I have a big bunch of xml
-files, which I need to process. For that matter I want to be able to read the files, and save the resulting list of objects to disk. I
xml2 objects have external pointers that become invalid when you serialize them naively. The package provides xml_serialize()
and xml_unserialize()
objects to handle this for you.
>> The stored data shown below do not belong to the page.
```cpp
#if defined(SALVE_PROFILE_WALK)
    SD_PHASE(0, t_phase);
#endif
    if (!degenerate && !(dbg_flags & 1)) {
        SdGrid g = {H, W, wpr, occ, rmin, rmax, 0, 1, (dbg_flags & 32) ? nullptr : &d_star_table.off[0][0][0], scal[1], scal[2], scal[12], scal[13], (H <= 1024 && W <= 1024 && !(dbg_flags & 256)) ? tri_cache : nullptr};
        RasterEmit raster = {H, W, wpr, occ, msk, bev, flip, 0, 1, (dbg_flags & 2) != 0, status};
        QueueEmit qemit = {triq, &scal[8], H * W, (dbg_flags & 1024) != 0, status};
        const int hard_cap = (H * W) >> 1;
        SdLean st;
        bool active = false, exhausted = false;
        int iters = 0;
        for (;;) {
            const unsigned long long idle = __ballot(!active && !exhausted);
            const unsigned long long busy = __ballot(active);
            if (idle != 0ull && (__popcll(idle) >= 16 || busy == 0ull)) {
                if (!active && !exhausted) {
                    const int i = atomicAdd(&scal[6], 1);
                    if (i >= nsites) {
                        exhausted = true;
                    } else {
                        const uint32_t s = __hip_atomic_load(sitelist + i, __ATOMIC_RELAXED, __HIP_MEMORY_SCOPE_AGENT);
                        if (dbg_stats) { atomicAdd(&scal[9], 1); atomicAdd(&scal[10], (int)(s & 0xFFFFu) + (int)(s >> 16)); }
                        if (sdl_lean_begin(st, g, (int)(s & 0xFFFFu), (int)(s >> 16)) == SDL_LEAN_CONTINUE) active = true;
                        else push_hard(hardlist, &scal[7], hard_cap, s, HARD_FRESH, status);
                    }
                }
            } else if (busy == 0ull) {
                break;
            }
            if (active) {
                const int r = sdl_lean_step(st, g, qemit);
                iters++;
                if (r != SDL_LEAN_CONTINUE) {
                    active = false;
                    if (dbg_mask && (dbg_flags & 16))
                    {
                        dbg_mask[((size_t)rid * H + st.sy) * W + st.sx] = (uint8_t)((r == SDL_LEAN_HARD ? 200 : 100) + min(st.deg, 50));
                    }
                    if (r == SDL_LEAN_HARD)
                        push_hard(hardlist, &scal[7], hard_cap, ((uint32_t)st.sy << 16) | (uint32_t)st.sx,
                                  (uint32_t)((st.ax + 128) & 0xFF) | ((uint32_t)((st.ay + 128) & 0xFF) << 8) | ((uint32_t)(st.n0x + 1) << 16) |
                                      ((uint32_t)(st.n0y + 1) << 18) | (st.dir > 0 ? 1u << 20 : 0u) | (st.half ? 1u << 21 : 0u) | (st.dir & 1 ? 0u : HARD_SECOND), status);
                }
            }
        }
        if (dbg_stats) atomicAdd(&scal[4], iters);
#if defined(SALVE_PROFILE_WALK)
        SD_PHASE(5, t_phase);
#endif
        wg_barrier_after_global_stores();
#if defined(SALVE_PROFILE_WALK)
        SD_PHASE(1, t_phase);
#endif
        const int nhard = min(scal[7], hard_cap);
        const int nq = min(scal[8], H * W);
        int err = 0;
#if defined(SALVE_PROFILE_WALK)
        long long t_e2 = SD_NOW();
#endif
        {
            SdGrid gw = g;
            gw.lane = lane & (E2_GROUP - 1);
            gw.nlanes = E2_GROUP;
            gw.gbase = lane & ~(E2_GROUP - 1);
            RasterEmit rw = raster;
            rw.lane = gw.lane;
            rw.nlanes = E2_GROUP;
            const int nh = (dbg_flags & 4) ? 0 : nhard;
            for (;;) {
                int i0 = 0;
                if (gw.lane == 0) i0 = atomicAdd(&scal[11], HARD_RUN);
                i0 = __shfl(i0, gw.gbase);
                if (i0 >= nh) break;
                static_assert(2 * HARD_RUN <= E2_GROUP, "a run's entries are fetched by one load of the group");
                uint32_t run_words = 0;
                if (gw.lane < 2 * HARD_RUN && 2 * i0 + gw.lane < 2 * nh)
                    run_words = __hip_atomic_load(hardlist + 2 * i0 + gw.lane, __ATOMIC_RELAXED, __HIP_MEMORY_SCOPE_AGENT);
                for (int i = i0; i < min(i0 + HARD_RUN, nh); i++) {
                    const uint32_t s = (uint32_t)__shfl((int)run_words, gw.gbase + 2 * (i - i0));
                    const uint32_t w = (uint32_t)__shfl((int)run_words, gw.gbase + 2 * (i - i0) + 1);
                    const int hx = (int)(s & 0xFFFFu), hy = (int)(s >> 16);
                    const int r = sd_walk(gw, hx, hy, (w & HARD_FRESH) != 0, (int)(w & 0xFF) - 128, (int)((w >> 8) & 0xFF) - 128, ((w >> 20) & 1u ? 1 : -1) * ((w & HARD_SECOND) ? 2 : 1),
                                          ((w >> 21) & 1u) != 0, (int)((w >> 16) & 3u) - 1, (int)((w >> 18) & 3u) - 1, rw);
                    if (r < 0) err = 1;
                }
            }
        }
#if defined(SALVE_PROFILE_WALK)
        SD_LAP(e2_total, t_e2);
        SD_PHASE(2, t_phase);
#endif
        if (err) {
            atomicOr(&scal[5], 1);
            if (status && (lane & (E2_GROUP - 1)) == 0) atomicOr(status, SALVE_STATUS_WALK_FAILED);
        }
        uint32_t* genlist = sitelist;
        for (int i = tid; i < ((dbg_flags & 8) ? 0 : nq); i += DENSIFY_THREADS) {
            const unsigned long long e = __hip_atomic_load(triq + i, __ATOMIC_RELAXED, __HIP_MEMORY_SCOPE_AGENT);
            const int ax = (int)(e & 0xFFFFu), ay = (int)((e >> 16) & 0xFFFFu);
            const uint32_t rel = (uint32_t)(e >> 32);
            const int bx = ax + (int8_t)(rel & 0xFF), by = ay + (int8_t)((rel >> 8) & 0xFF), cx = ax + (int8_t)((rel >> 16) & 0xFF), cy = ay + (int8_t)(rel >> 24);
            const int32_t area = sd_orient(ax, ay, bx, by, cx, cy);
            const bool centroid = area == 3 && (ax + bx + cx) % 3 == 0 && (ay + by + cy) % 3 == 0;
            if (area != 2 && !centroid) {
                store_wb(genlist + atomicAdd(&scal[15], 1), (uint32_t)i);
                continue;
            }
            if (dbg_flags & 2) continue;
            if (area == 2) {
                int px = cx, py = cy, qx = ax, qy = ay;
                if ((((bx - ax) | (by - ay)) & 1) == 0) { px = ax; py = ay; qx = bx; qy = by; }
                else if ((((cx - bx) | (cy - by)) & 1) == 0) { px = bx; py = by; qx = cx; qy = cy; }
                const int mx = (px + qx) >> 1, my = (py + qy) >> 1;
                if (!(((msk[(my * wpr) + (mx >> 5)] & ~occ[(my * wpr) + (mx >> 5)]) >> (mx & 31)) & 1u)) continue;
                const uint32_t cp = __hip_atomic_load(bev + pixi(px, py), __ATOMIC_RELAXED, __HIP_MEMORY_SCOPE_AGENT);
                const uint32_t cq = __hip_atomic_load(bev + pixi(qx, qy), __ATOMIC_RELAXED, __HIP_MEMORY_SCOPE_AGENT);
                bev[pixi(mx, my)] = (((cp & 0xFEFEFEu) >> 1) + ((cq & 0xFEFEFEu) >> 1) + (cp & cq & 0x010101u));
            } else {
                const int mx = (ax + bx + cx) / 3, my = (ay + by + cy) / 3;
                if (!(((msk[(my * wpr) + (mx >> 5)] & ~occ[(my * wpr) + (mx >> 5)]) >> (mx & 31)) & 1u)) continue;
                const uint32_t ca = __hip_atomic_load(bev + pixi(ax, ay), __ATOMIC_RELAXED, __HIP_MEMORY_SCOPE_AGENT);
                const uint32_t cb = __hip_atomic_load(bev + pixi(bx, by), __ATOMIC_RELAXED, __HIP_MEMORY_SCOPE_AGENT);
                const uint32_t cc = __hip_atomic_load(bev + pixi(cx, cy), __ATOMIC_RELAXED, __HIP_MEMORY_SCOPE_AGENT);
                uint32_t out = 0;
#pragma unroll
                for (int ch = 0; ch < 3; ch++) {
                    const uint32_t sum = ((ca >> (8 * ch)) & 255u) + ((cb >> (8 * ch)) & 255u) + ((cc >> (8 * ch)) & 255u);
                    out |= ((sum * 0xAAABu) >> 17) << (8 * ch);
                }
                bev[pixi(mx, my)] = out;
            }
        }
        wg_barrier_after_global_stores();
        const int ngen = min(scal[15], H * W);
        for (int i = tid; i < ngen; i += DENSIFY_THREADS) {
            const uint32_t qi = __hip_atomic_load(genlist + i, __ATOMIC_RELAXED, __HIP_MEMORY_SCOPE_AGENT);
            const unsigned long long e = __hip_atomic_load(triq + qi, __ATOMIC_RELAXED, __HIP_MEMORY_SCOPE_AGENT);
            const int ax = (int)(e & 0xFFFFu), ay = (int)((e >> 16) & 0xFFFFu);
            const uint32_t rel = (uint32_t)(e >> 32);
            raster(ax, ay, ax + (int8_t)(rel & 0xFF), ay + (int8_t)((rel >> 8) & 0xFF), ax + (int8_t)((rel >> 16) & 0xFF),
                   ay + (int8_t)(rel >> 24));
        }
    }
    wg_barrier_after_global_stores();
#if defined(SALVE_PROFILE_WALK)
    SD_PHASE(3, t_phase);
#endif
    for (int i = tid; i < H * wpr; i += DENSIFY_THREADS) {
        uint32_t bits = occ[i] & (degenerate ? 0xFFFFFFFFu : ~msk[i]);
        const int y = i / wpr, xb = (i % wpr) << 5;
        while (bits) {
            const int x = xb + __ffs((int)bits) - 1;
            bits &= bits - 1u;
            bev[pixi(x, y)] = 0u;
        }
    }
    if (c.out_flags & DENSIFY_TILES) {
        wg_barrier_after_global_stores();
        asm volatile("buffer_inv sc1" ::: "memory");
        const TileFuse* tfp = reinterpret_cast<const TileFuse*>(reinterpret_cast<const int32_t*>(bitmaps_all + (size_t)gridDim.x * bitmap_words_hw(H, W)) + tile_fuse_word(gridDim.x));
        const TileFuse tf = *tfp;
        const salve_tile_job_t ja = tf.jobs_a[rid], jb = tf.jobs_b[rid];
        if (ja.slot >= 0) {
            int4* cy_l = reinterpret_cast<int4*>(smem);
            int4* cx_l = cy_l + tf.resize;
            float* lut_l = reinterpret_cast<float*>(cx_l + tf.resize);
            for (int i = tid; i < tf.resize; i += DENSIFY_THREADS) {
                cy_l[i] = reinterpret_cast<const int4*>(tf.coef_y)[i];
                cx_l[i] = reinterpret_cast<const int4*>(tf.coef_x)[i];
            }
            for (int i = tid; i < 3 * 256; i += DENSIFY_THREADS) lut_l[i] = tf.lut[i];
            __syncthreads();
            const int crop = tf.crop, off = (tf.resize - crop) / 2, out_c = tf.out_c;
            const bool a_first = ja.chan < jb.chan;
            const int c0 = a_first ? ja.chan : jb.chan;
            const uint32_t* tb = tf.tiles_b + jb.bev_offset;
            uint16_t* osample = tf.out + (size_t)ja.slot * crop * crop * out_c;
            constexpr int COLS = 256, RGROUPS = DENSIFY_THREADS / COLS;
            for (int j0 = 0; j0 < crop; j0 += COLS) {
                const int j = j0 + (tid & (COLS - 1));
                if (j >= crop) continue;
                const int4 cx = cx_l[j + off];
#ifndef SALVE_TILE_ROWS_IN_FLIGHT
#define SALVE_TILE_ROWS_IN_FLIGHT 8
#endif
                constexpr int U = SALVE_TILE_ROWS_IN_FLIGHT;
                for (int i0 = tid / COLS; i0 < crop; i0 += RGROUPS * U) {
                    int4 cy[U];
                    uint32_t p00[U], p01[U], p10[U], p11[U], q[U];
#pragma unroll
                    for (int u = 0; u < U; u++) {
                        const int i = min(i0 + u * RGROUPS, crop - 1);
                        cy[u] = cy_l[i + off];
                        const uint32_t* r0 = bev + __umul24(cy[u].x, W);
                        const uint32_t* r1 = bev + __umul24(cy[u].y, W);
                        p00[u] = r0[cx.x]; p01[u] = r0[cx.y]; p10[u] = r1[cx.x]; p11[u] = r1[cx.y];
                        q[u] = tb[i * crop + j];
                    }
#pragma unroll
                    for (int u = 0; u < U; u++) {
                        const int i = i0 + u * RGROUPS;
                        if (i >= crop) break;
                        const int idx = i * crop + j;
                        float va[3], vb[3];
#pragma unroll
                        for (int ch = 0; ch < 3; ch++) {
                            const uint32_t a = (p00[u] >> (8 * ch)) & 255u, b = (p01[u] >> (8 * ch)) & 255u;
                            const uint32_t cc = (p10[u] >> (8 * ch)) & 255u, d = (p11[u] >> (8 * ch)) & 255u;
                            const int S0 = (int)(__umul24(a, cx.z) + __umul24(b, cx.w));
                            const int S1 = (int)(__umul24(cc, cx.z) + __umul24(d, cx.w));
                            int r = (int)(((__umul24(cy[u].z, S0 >> 4) >> 16) + (__umul24(cy[u].w, S1 >> 4) >> 16) + 2u) >> 2);
                            r = min(max(r, 0), 255);
                            va[ch] = lut_l[ch * 256 + r];
                            vb[ch] = lut_l[ch * 256 + ((q[u] >> (8 * ch)) & 255u)];
                        }
                        const float* lo = a_first ? va : vb;
                        const float* hi = a_first ? vb : va;
                        typedef float f2 __attribute__((ext_vector_type(2)));
                        typedef _Float16 h2 __attribute__((ext_vector_type(2)));
                        const uint32_t w0 = __builtin_bit_cast(uint32_t, __builtin_convertvector((f2){lo[0], lo[1]}, h2));
                        const uint32_t w1 = __builtin_bit_cast(uint32_t, __builtin_convertvector((f2){lo[2], hi[0]}, h2));
                        const uint32_t w2 = __builtin_bit_cast(uint32_t, __builtin_convertvector((f2){hi[1], hi[2]}, h2));
                        uint16_t* px = osample + (size_t)idx * out_c;
                        if (out_c == 8) {
                            *reinterpret_cast<uint4*>(px) = make_uint4(w0, w1, w2, 0u);
                        } else {
                            uint32_t* o = reinterpret_cast<uint32_t*>(px + c0);
                            o[0] = w0; o[1] = w1; o[2] = w2;
                            if (c0 + 12 > out_c)
                                for (int k = c0 + 6; k < out_c; k += 2) *reinterpret_cast<uint32_t*>(px + k) = 0u;
                        }
                    }
                }
            }
        }
    }
    if (dbg_mask) {
        for (int i = tid; i < H * W; i += DENSIFY_THREADS) {
            const int y = i / W, x = i % W;
            dbg_mask[(size_t)rid * H * W + i] = (uint8_t)((msk[y * wpr + (x >> 5)] >> (x & 31)) & 1u);
        }
    }
    if (dbg_stats) {
        __syncthreads();
#if defined(SALVE_PROFILE_WALK)
        SD_PHASE(4, t_phase);
        __syncthreads();
        if (tid < 8) dbg_stats[rid * 8 + tid] = (dbg_flags & 128) ? sd_phase[tid] : (dbg_flags & 64) ? sd_timers[tid] : sd_counters[tid];
#else
        if (tid < 8) dbg_stats[rid * 8 + tid] = tid == 1 ? scal[9] : (tid == 2 ? scal[10] : (tid < 6 ? scal[tid] : scal[tid + 1]));
#endif
    }
}


__global__ __launch_bounds__(256) void bev_tile_kernel(const uint32_t* __restrict__ bev, int W,
                                                       const salve_tile_job_t* __restrict__ jobs,
                                                       const int32_t* __restrict__ coef_y,
                                                       const int32_t* __restrict__ coef_x, int resize, int crop,
                                                       const float* __restrict__ lut, void* __restrict__ out, int fmt,
                                                       int out_c) {
    const salve_tile_job_t job = jobs[blockIdx.y];
    const int idx = blockIdx.x * 256 + threadIdx.x;
    if (idx >= crop * crop) return;
    const int i = idx / crop, j = idx % crop;
    const int off = (resize - crop) / 2;
    const int4 cy = reinterpret_cast<const int4*>(coef_y)[i + off];
    const int4 cx = reinterpret_cast<const int4*>(coef_x)[j + off];
    const uint32_t* img = bev + job.bev_offset;
    const uint32_t p00 = img[(size_t)cy.x * W + cx.x], p01 = img[(size_t)cy.x * W + cx.y];
    const uint32_t p10 = img[(size_t)cy.y * W + cx.x], p11 = img[(size_t)cy.y * W + cx.y];
    float v[3];
    int rq[3];
#pragma unroll
    for (int ch = 0; ch < 3; ch++) {
        const int a = (p00 >> (8 * ch)) & 255, b = (p01 >> (8 * ch)) & 255;
        const int cc = (p10 >> (8 * ch)) & 255, d = (p11 >> (8 * ch)) & 255;
        const int S0 = a * cx.z + b * cx.w;
        const int S1 = cc * cx.z + d * cx.w;
        int r = (((cy.z * (S0 >> 4)) >> 16) + ((cy.w * (S1 >> 4)) >> 16) + 2) >> 2;
        r = min(max(r, 0), 255);
        rq[ch] = r;
        v[ch] = lut[ch * 256 + r];
    }
    if (fmt == SALVE_TILE_U8X4) {
        reinterpret_cast<uint32_t*>(out)[(size_t)job.slot * crop * crop + idx] = (uint32_t)rq[0] | ((uint32_t)rq[1] << 8) | ((uint32_t)rq[2] << 16);
    } else if (fmt == SALVE_TILE_F32_NCHW) {
        float* o = reinterpret_cast<float*>(out) + ((size_t)job.slot * out_c + job.chan) * crop * crop + idx;
#pragma unroll
        for (int ch = 0; ch < 3; ch++) o[(size_t)ch * crop * crop] = v[ch];
    } else {
        uint16_t* o = reinterpret_cast<uint16_t*>(out) + ((size_t)job.slot * crop * crop + idx) * out_c + job.chan;
#pragma unroll
        for (int ch = 0; ch < 3; ch++) o[ch] = f32_to_f16(v[ch]);
// ... 714 lines not shown
```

Unfortunately the API is slightly cumbersome because base::serialize()
and base::unserialize()
assume an open connection.
library(xml2)
x <- read_xml("<foo>
<bar>text <baz id = 'a' /></bar>
<bar>2</bar>
<baz id = 'b' />
</foo>")
# function to save and read object
roundtrip <- function(obj) {
tf <- tempfile()
con <- file(tf, "wb")
on.exit(unlink(tf))
xml_serialize(obj, con)
close(con)
con <- file(tf, "rb")
on.exit(close(con), add = TRUE)
xml_unserialize(con)
}
x
#> {xml_document}
#> <foo>
#> [1] <bar>text <baz id="a"/></bar>
#> [2] <bar>2</bar>
#> [3] <baz id="b"/>
(y <- roundtrip(x))
#> {xml_document}
#> <foo>
#> [1] <bar>text <baz id="a"/></bar>
#> [2] <bar>2</bar>
#> [3] <baz id="b"/>
identical(x, y)
#> [1] FALSE
all.equal(x, y)
#> [1] TRUE
xml_children(y)
#> {xml_nodeset (3)}
#> [1] <bar>text <baz id="a"/></bar>
#> [2] <bar>2</bar>
#> [3] <baz id="b"/>
as_list(y)
#> $bar
#> $bar[[1]]
#> [1] "text "
#>
#> $bar$baz
#> list()
#> attr(,"id")
#> [1] "a"
#>
#>
#> $bar
#> $bar[[1]]
#> [1] "2"
#>
#>
#> $baz
#> list()
#> attr(,"id")
#> [1] "b"
Also in regards to the second part of your question, I would seriously consider using XPATH expressions to extract the desired data, even if you have to rewrite code.